In the entries that follow, find every line containing "lines" and copy it.

[Stored dataset items]

■ ■ ■ ■ ■ ■ ■

__global__ void __launch_bounds__(256) grad_finalize_push_kernel(const float* __restrict__ partial, int n_chunks, int64_t D, float scale_mu,
                                                                 float scale_sigma, const __grid_constant__ PeerSink sink,
                                                                 const unsigned long long* epoch, unsigned int* done) {
  const int64_t j = (int64_t)blockIdx.x * blockDim.x + threadIdx.x;
  if (j < D) {
    float t1 = 0.0f, t2 = 0.0f;
    for (int c = 0; c < n_chunks; ++c) {
      t1 += partial[((int64_t)c * 2 + 0) * D + j];
      t2 += partial[((int64_t)c * 2 + 1) * D + j];
    }
    t1 *= scale_mu;
    t2 *= scale_sigma;
    for (int p = 0; p < sink.world; ++p) {
      float* slot = static_cast<float*>(sink.data[p]) + (int64_t)sink.rank * 2 * D;
      slot[j] = t1;
      slot[D + j] = t2;
    }
  }
  peer_signal_tail(sink, epoch, done);
}

static int launch_finalize(const float* partial, int n_chunks, int64_t D, float scale_mu, float scale_sigma, float* out_mu, float* out_sigma,
                           const GradPush* push, cudaStream_t st) {
  const unsigned grid = (unsigned)((D + 255) / 256);
  if (push) grad_finalize_push_kernel<<<grid, 256, 0, st>>>(partial, n_chunks, D, scale_mu, scale_sigma, push->sink, push->epoch, push->done);
  else grad_finalize_kernel<<<grid, 256, 0, st>>>(partial, n_chunks, D, scale_mu, scale_sigma, out_mu, out_sigma);
  EVOK_CHECK_LAUNCH();
  return 0;
}

#ifndef EVOK_GRAD_TMA_ROWS
#define EVOK_GRAD_TMA_ROWS 4
#endif
#ifndef EVOK_GRAD_TMA_STAGES
#define EVOK_GRAD_TMA_STAGES 4
#endif
#ifndef EVOK_GRAD_TMA_CTAS_PER_SM
#define EVOK_GRAD_TMA_CTAS_PER_SM 3
#endif
constexpr int kTmaRows = EVOK_GRAD_TMA_ROWS;
constexpr int kTmaStages = EVOK_GRAD_TMA_STAGES;
constexpr int kTmaCols = 1024;
constexpr int kTmaConsumers = 256;
constexpr int kTmaThreads = kTmaConsumers + 32;
constexpr size_t kTmaSmemBytes = (size_t)kTmaStages * kTmaRows * kTmaCols * sizeof(float) + 2 * kTmaStages * sizeof(uint64_t) + 128;

__device__ __forceinline__ uint32_t smem_u32(const void* p) { return (uint32_t)__cvta_generic_to_shared(p); }
__device__ __forceinline__ void mbar_init(uint64_t* bar, uint32_t count) {
  asm volatile("mbarrier.init.shared::cta.b64 [%0], %1;" ::"r"(smem_u32(bar)), "r"(count) : "memory");
}
__device__ __forceinline__ void mbar_expect_tx(uint64_t* bar, uint32_t bytes) {
  asm volatile("mbarrier.arrive.expect_tx.shared::cta.b64 _, [%0], %1;" ::"r"(smem_u32(bar)), "r"(bytes) : "memory");
}
__device__ __forceinline__ void mbar_arrive(uint64_t* bar) {
  asm volatile("mbarrier.arrive.shared::cta.b64 _, [%0];" ::"r"(smem_u32(bar)) : "memory");
}
__device__ __forceinline__ void mbar_wait(uint64_t* bar, uint32_t parity) {
  asm volatile(
      "{\n"
      ".reg .pred P1;\n"
      "LAB_WAIT:\n"
      "mbarrier.try_wait.parity.shared::cta.b64 P1, [%0], %1;\n"
      "@P1 bra DONE;\n"
      "bra LAB_WAIT;\n"
      "DONE:\n"
      "}" ::"r"(smem_u32(bar)), "r"(parity) : "memory");
}
__device__ __forceinline__ void bulk_load(void* dst_smem, const void* src_gmem, uint32_t bytes, uint64_t* bar) {
  asm volatile("cp.async.bulk.shared::cluster.global.mbarrier::complete_tx::bytes [%0], [%1], %2, [%3];" ::"r"(smem_u32(dst_smem)),
               "l"(src_gmem), "r"(bytes), "r"(smem_u32(bar))
               : "memory");
}
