int block_forward(const NetPlan& P, int l, const float* params, const float* packed, const float* cur, const float* cond,
                  int cond_stride, float* hbuf, float* gbuf, float* obuf, float* upre, int B, int H, int W, hipStream_t st,
                  int Wt, float* amax) {
    const BlockPlan& b = P.blk[l];
    const bool wha = amax && b.pk_q1 >= 0 && conv_wh_applies(P.fp32_convs, B, H, W, b.cin, b.cout);
    const bool whb = amax && b.pk_q2 >= 0 && conv_wh_applies(P.fp32_convs, B, H, W, b.cout, b.cout);
    int rc = Wt > 0 ? dwconv_launch(cur, params + b.dw_w, params + b.dw_b, cond, cond_stride, nullptr, 0, hbuf, B, b.cin, H,
                                    Wt, st, W, W, wha ? amax : nullptr)
                    : dwconv_launch(cur, params + b.dw_w, params + b.dw_b, cond, cond_stride, nullptr, 0, hbuf, B, b.cin, H,
                                    W, st, 0, 0, wha ? amax : nullptr);
    if (rc) return rc;
    const bool wino = wino_enabled();
    ConvArgs c1{};
    c1.in = hbuf; c1.bias = packed + b.pk_b1; c1.out = gbuf;
    c1.B = B; c1.H = H; c1.W = W; c1.Cin = b.cin; c1.Cout = b.cout; c1.nch1 = 0;
    c1.coblks = b.coblks; c1.act = 1; c1.zero = packed + P.pk_zero; c1.Wt = Wt;
    c1.out_pre = upre;
    constexpr int c3 = SINDDM_CONV_C3;
    const bool v3 = SINDDM_WINO_V3 && wino &&
                    (long long)B * ((W + 31) / 32) * ((H + 3) / 4) * b.coblks >= SINDDM_V3_MIN_ITEMS_PER_CU * wino2_cu_count();
    const bool v4 = SINDDM_WINO_V4 && v3 && conv_wino4_applies(B, H, W, b.coblks);
    if (wha) {
        c1.w3 = packed + b.pk_q1; c1.wsinv = packed + b.pk_qs1; c1.amax_in = amax; c1.amax_out = whb ? amax + 1 : nullptr;
        c1.bias = params + b.c1_b;
        rc = conv_wh_launch(c1, st);
    } else if (v3 && b.pk_w1f >= 0) {
        c1.w3 = packed + b.pk_w1f; c1.nch3 = b.nchw1;
        rc = v4 ? conv_wino4_launch(c1, st) : conv_wino3_launch(c1, st);
    } else if (wino && b.pk_wc1 >= 0 && b.cin % 4 == 0) {
        c1.w3 = packed + b.pk_wc1; c1.nch3 = b.nchw1;
        rc = conv_wino_launch(c1, b.mt, st);
    } else if (b.cin == 3 && c3) {
        const int nwg = ((H * W + 255) / 256) * B;
        int split = 1;
        while (split < 8 && nwg * split < 2048 && b.cout % (split * 2) == 0) split *= 2;
        hipLaunchKernelGGL(conv3x3_c3_gelu_kernel, dim3((H * W + 255) / 256, B, split), dim3(256), 0, st, hbuf,
                           params + b.c1_w, params + b.c1_b, gbuf, c1.out_pre, H, W, b.cout, b.cout / split, Wt > 0 ? Wt : W,
                           whb ? amax + 1 : nullptr);
        SINDDM_LAUNCH_CHECK();
        rc = 0;
    } else {
        c1.w3 = packed + b.pk_c1; c1.nch3 = b.nch1;
        rc = conv_launch(c1, b.mt, st);
    }
    if (rc) return rc;
    if (whb && !(wha || (b.cin == 3 && c3 && !(v3 && b.pk_w1f >= 0) && !(wino && b.pk_wc1 >= 0 && b.cin % 4 == 0)))) {
        rc = amax_tensor_launch(gbuf, amax + 1, B, (long long)b.cout * H * W, st);
        if (rc) return rc;
    }
    ConvArgs c2{};
    c2.in = gbuf; c2.out = obuf;
    c2.B = B; c2.H = H; c2.W = W; c2.Cin = b.cout; c2.Cout = b.cout;
    c2.coblks = b.coblks; c2.act = 0; c2.zero = packed + P.pk_zero; c2.Wt = Wt;
    if (wino && b.cout % 4 == 0) {
        if (b.nchr > 0) {
            ConvArgs r1{};
            r1.in2 = cur; r1.Cin2 = b.cin; r1.w1 = packed + b.pk_res; r1.nch1 = b.nchr; r1.nch3 = 0;
            r1.bias = packed + b.pk_b2; r1.out = obuf; r1.Cout = b.cout; r1.coblks = b.coblks;
            r1.B = B; r1.H = H; r1.W = W; r1.zero = packed + P.pk_zero;
            rc = conv1x1_launch(r1, b.mt, st);
            if (rc) return rc;
            c2.resid = obuf; c2.bias = nullptr;
        } else {
            c2.resid = cur; c2.bias = packed + b.pk_b2;
        }
        c2.nch1 = 0;
        if (whb) {
            c2.w3 = packed + b.pk_q2; c2.wsinv = packed + b.pk_qs2; c2.amax_in = amax + 1;
            rc = conv_wh_launch(c2, st);
        } else if (v3 && b.pk_w2f >= 0) {
            c2.w3 = packed + b.pk_w2f; c2.nch3 = b.nchw2;
            rc = v4 ? conv_wino4_launch(c2, st) : conv_wino3_launch(c2, st);
        } else {
            c2.w3 = packed + b.pk_wc2; c2.nch3 = b.nchw2;
            rc = conv_wino_launch(c2, b.mt, st);
        }
    } else {
        c2.w3 = packed + b.pk_c2; c2.bias = packed + b.pk_b2; c2.nch3 = b.nch2;
        if (b.nchr > 0) { c2.in2 = cur; c2.Cin2 = b.cin; c2.w1 = packed + b.pk_res; c2.nch1 = b.nchr; }
        else { c2.resid = cur; c2.nch1 = 0; }
        rc = conv_launch(c2, b.mt, st);
    }
    return rc;
}
// ... 76 lines not shown
        }
        if (!any) amax = nullptr;
        else if (hipMemsetAsync(amax, 0, (size_t)B * AMAX_STRIDE * sizeof(float), st) != hipSuccess) return SINDDM_E_BADARG;
    }
    const float* cur = x;
    if (padded) {
        const long long nrows = (long long)B * CHANNELS * H;
        const long long nq = nrows * (Wp / 4);
        hipLaunchKernelGGL(pad_rows_kernel, dim3((unsigned)((nq + 255) / 256)), dim3(256), 0, st, x, xpad, H, W, Wp, nrows);
        SINDDM_LAUNCH_CHECK();
        cur = xpad;
    }
    int freeb[4] = {0, 1, 2, 3};
    int curb = -1;
    for (int l = 0; l < 4; ++l) {
        const BlockPlan& b = P.blk[l];
        int sel[3], n = 0;
        for (int i = 0; i < 4 && n < 3; ++i)
            if (freeb[i] != curb) sel[n++] = freeb[i];
        float* hbuf = tb ? tb->h[l] : fb.buf[sel[0]];
        float* gbuf = tb ? tb->g[l] : fb.buf[sel[1]];
        float* obuf = tb ? tb->o[l] : fb.buf[sel[2]];
        const int rc = block_forward(P, l, params, packed, cur, fb.cond + b.cond_off, cond_stride, hbuf, gbuf, obuf,
                                     tb ? tb->u[l] : nullptr, B, H, Wp, st, padded ? W : 0, amax ? amax + 2 * l : nullptr);
        if (rc) return rc;
        cur = obuf;
        curb = sel[2];
    }
    const int HW = H * W;
    if (padded) {
        const unsigned gx = (unsigned)((H * (Wp / 4) + 255) / 256);
        if (cs && cs->x_next)
            SINDDM_TAIL_LAUNCH(final_conv_reverse_step_pitch_kernel, tail_variant(cs->edit_w, cs->noise, cs->keep_m), dim3(gx, B),
                               st, cur, params + P.fin_w, params + P.fin_b, x, cs->x_tilde, cs->x_next, cs->coefs, P.half, H, W,
                               Wp, cs->seed, cs->stream_id, cs->b0, cs->edit_w, cs->edit_c, cs->noise, cs->keep_m, cs->keep_x0,
                               cs->keep_a, cs->keep_b, cs->sseeds);
        else
            hipLaunchKernelGGL(final_conv1x1_pitch_kernel, dim3(gx, B), dim3(256), 0, st, cur, params + P.fin_w,
                               params + P.fin_b, out, P.half, H, W, Wp);
        SINDDM_LAUNCH_CHECK();
        return 0;
    }
    if (cs && cs->x_next && HW % 4 == 0) {
        SINDDM_TAIL_LAUNCH(final_conv_reverse_step_kernel, tail_variant(cs->edit_w, cs->noise, cs->keep_m),
                           dim3((HW / 4 + 255) / 256, B), st, cur, params + P.fin_w, params + P.fin_b, x, cs->x_tilde, cs->x_next,
                           cs->coefs, P.half, HW, cs->seed, cs->stream_id, cs->b0, cs->edit_w, cs->edit_c, cs->noise, cs->keep_m,
                           cs->keep_x0, cs->keep_a, cs->keep_b, cs->sseeds);
// ... 166 lines not shown
    NetPlan p = make_plan(dim);
    if (!p.ok) return SINDDM_E_BADSHAPE;
    hipStream_t st = static_cast<hipStream_t>(stream);
    hipStream_t sx = static_cast<hipStream_t>(aux_stream);
    const long long n = (long long)B * CHANNELS * H * W;
    long long bx = ((n + 3) / 4 + 255) / 256;
    if (bx > 8192) bx = 8192;
    if (ws_bytes < fwd_workspace_bytes(p, B, H, W)) return SINDDM_E_WORKSPACE;
    float* cond_tab = static_cast<float*>(ws);
    const bool fuse_tail = (H * W) % 4 == 0 || fwd_pitch(p, W) != W;
    const long long items = (long long)B * ((fwd_pitch(p, W) + 31) / 32) * ((H + 7) / 8) * 2;
    const long long ncu = wino2_cu_count();
    const long long rounds = (items + ncu - 1) / ncu;
    bool split = sx != nullptr && sx != st && B >= 2 && fuse_tail && n_steps > 0 && items < SINDDM_SPLIT_ITEMS_HI * ncu &&
                 items >= SINDDM_SPLIT_ITEMS_LO * ncu && (rounds * ncu - items) * 25 >= rounds * ncu;
    if (split && conv_wh_applies(p.fp32_convs, B, H, fwd_pitch(p, W), p.dim, p.dim))
        split = false;
    if (split && cond_region_bytes(p, B) + fwd_workspace_core(p, (B + 1) / 2, H, W) + fwd_workspace_core(p, B - (B + 1) / 2, H, W) > ws_bytes)
        split = false;
    const int Bh[2] = {split ? (B + 1) / 2 : B, split ? B - (B + 1) / 2 : 0};
    char* wsh[2] = {static_cast<char*>(ws), nullptr};
    size_t wsz[2] = {ws_bytes, 0};
    hipEvent_t ev_go = nullptr, ev_done = nullptr;
    if (split) {
        wsh[0] = static_cast<char*>(ws) + cond_region_bytes(p, B);
        wsz[0] = fwd_workspace_core(p, Bh[0], H, W);
        wsh[1] = wsh[0] + wsz[0];
        wsz[1] = fwd_workspace_core(p, Bh[1], H, W);
        if (hipEventCreateWithFlags(&ev_go, hipEventDisableTiming) != hipSuccess) return SINDDM_E_BADARG;
        if (hipEventCreateWithFlags(&ev_done, hipEventDisableTiming) != hipSuccess) {
            (void)hipEventDestroy(ev_go);
            return SINDDM_E_BADARG;
        }
    }
    const size_t hoff = (size_t)Bh[0] * CHANNELS * H * W;
    float* cur = x;
    float* nxt = x_alt;
    int rc = 0;
    if (tiled) rc = wrap_halo_launch(x, nullptr, B * CHANNELS, Hc, Wc, halo_y, halo_x, st);
    for (int i0 = 0; i0 < n_steps && rc == 0;) {
        int len = 1, dt = 0;
        if (i0 + 1 < n_steps) {
            dt = t_list[i0 + 1] - t_list[i0];
            len = 2;
            while (i0 + len < n_steps && len < CHAIN_COND_ROWS && t_list[i0 + len] - t_list[i0 + len - 1] == dt) ++len;
        }
// ... 4 lines not shown
        for (int l = 0; l < 4; ++l) {
            ca.mlp_w[l] = p.blk[l].mlp_w; ca.mlp_b[l] = p.blk[l].mlp_b;
            ca.tr_w[l] = p.blk[l].tr_w; ca.tr_b[l] = p.blk[l].tr_b;
            ca.cin[l] = p.blk[l].cin; ca.coff[l] = p.blk[l].cond_off;
        }
        hipLaunchKernelGGL(cond_kernel, dim3(len), dim3(128), 0, st, ca);
        if (hipGetLastError() != hipSuccess) { rc = SINDDM_E_BADARG; break; }
        if (split) {
            if (hipEventRecord(ev_go, st) != hipSuccess || hipStreamWaitEvent(sx, ev_go, 0) != hipSuccess) { rc = SINDDM_E_BADARG; break; }
        }
        for (int i = i0; i < i0 + len && rc == 0; ++i) {
            if (coefs[i].mode != 0 && !x_tilde) { rc = SINDDM_E_BADARG; break; }
            for (int h = 0; h < (split ? 2 : 1) && rc == 0; ++h) {
                const size_t o = h ? hoff : 0;
                ChainStep cs{};
                cs.cond_row = cond_tab + (size_t)(i - i0) * p.cond_stride;
                cs.x_tilde = x_tilde ? x_tilde + o : nullptr; cs.x_next = fuse_tail ? nxt + o : nullptr; cs.coefs = coefs[i];
                cs.seed = (unsigned long long)seed; cs.stream_id = (unsigned long long)(stream_id0 + (uint64_t)i);
                cs.b0 = h ? Bh[0] : 0;
                cs.edit_w = edit_w; cs.edit_c = edit_c; cs.noise = noise ? noise + (size_t)i * (size_t)n : nullptr;
                cs.keep_m = keep_m; cs.keep_x0 = keep_x0;
                if (keep_m) { cs.keep_a = keep_ab[2 * i]; cs.keep_b = keep_ab[2 * i + 1]; }
                cs.sseeds = sseeds ? sseeds + (h ? Bh[0] : 0) : nullptr;
                rc = net_forward_impl(p, params, packed, cur + o, nullptr, t_list[i], scale, eps + o, Bh[h], H, W, wsh[h], wsz[h],
                                      h ? sx : st, nullptr, &cs);
                if (tiled && fuse_tail && rc == 0)
                    rc = wrap_halo_launch(nxt + o, nullptr, Bh[h] * CHANNELS, Hc, Wc, halo_y, halo_x, h ? sx : st);
            }
            if (rc) break;
            if (!fuse_tail && sseeds) {
                const int chw = CHANNELS * H * W;
                unsigned gx = (unsigned)(((chw + 3) / 4 + 255) / 256);
                if (gx > 8192) gx = 8192;
                const unsigned long long sid = (unsigned long long)(stream_id0 + (uint64_t)i);
                const float ka = keep_m ? keep_ab[2 * i] : 1.0f, kb = keep_m ? keep_ab[2 * i + 1] : 0.0f;
#define SINDDM_SEEDED_TAIL(E, K)                                                                                          \
    hipLaunchKernelGGL((reverse_step_rng_samples_kernel<E, K>), dim3(gx, (unsigned)B), dim3(256), 0, st, cur, eps, x_tilde, nxt,  \
                       coefs[i], sid, sseeds, edit_w, edit_c, chw, H * W, keep_m, keep_x0, ka, kb)
                if (edit_w && keep_m) SINDDM_SEEDED_TAIL(true, true);
                else if (edit_w) SINDDM_SEEDED_TAIL(true, false);
                else if (keep_m) SINDDM_SEEDED_TAIL(false, true);
                else SINDDM_SEEDED_TAIL(false, false);
#undef SINDDM_SEEDED_TAIL
                if (hipGetLastError() != hipSuccess) { rc = SINDDM_E_BADARG; break; }
                if (tiled && (rc = wrap_halo_launch(nxt, nullptr, B * CHANNELS, Hc, Wc, halo_y, halo_x, st)) != 0) break;
            } else if (!fuse_tail) {
                SINDDM_TAIL_LAUNCH(reverse_step_rng_kernel, tail_variant(edit_w, noise, keep_m), dim3((unsigned)bx), st, cur, eps,
                                   x_tilde, nxt, coefs[i], n, (unsigned long long)seed,
                                   (unsigned long long)(stream_id0 + (uint64_t)i), edit_w, edit_c,
                                   noise ? noise + (size_t)i * (size_t)n : nullptr, CHANNELS * H * W, H * W, keep_m, keep_x0,
                                   keep_m ? keep_ab[2 * i] : 1.0f, keep_m ? keep_ab[2 * i + 1] : 0.0f);
                if (hipGetLastError() != hipSuccess) { rc = SINDDM_E_BADARG; break; }
                if (tiled && (rc = wrap_halo_launch(nxt, nullptr, B * CHANNELS, Hc, Wc, halo_y, halo_x, st)) != 0) break;
            }
            float* t_ = cur; cur = nxt; nxt = t_;
        }
        if (split) {
            if (hipEventRecord(ev_done, sx) != hipSuccess || hipStreamWaitEvent(st, ev_done, 0) != hipSuccess) {
                (void)hipStreamSynchronize(sx);
                if (!rc) rc = SINDDM_E_BADARG;
            }
        }
        i0 += len;
    }
    if (split) {
        (void)hipEventDestroy(ev_go);
        (void)hipEventDestroy(ev_done);
    }
    if (rc) return rc;
    if (result_in_alt) *result_in_alt = (cur == x_alt) ? 1 : 0;
    return 0;
}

■ ■ ■ ■ ■ ■ ■

[EXPECTED ANSWER]:
// ... 76 lines not shown
// ... 166 lines not shown
// ... 4 lines not shown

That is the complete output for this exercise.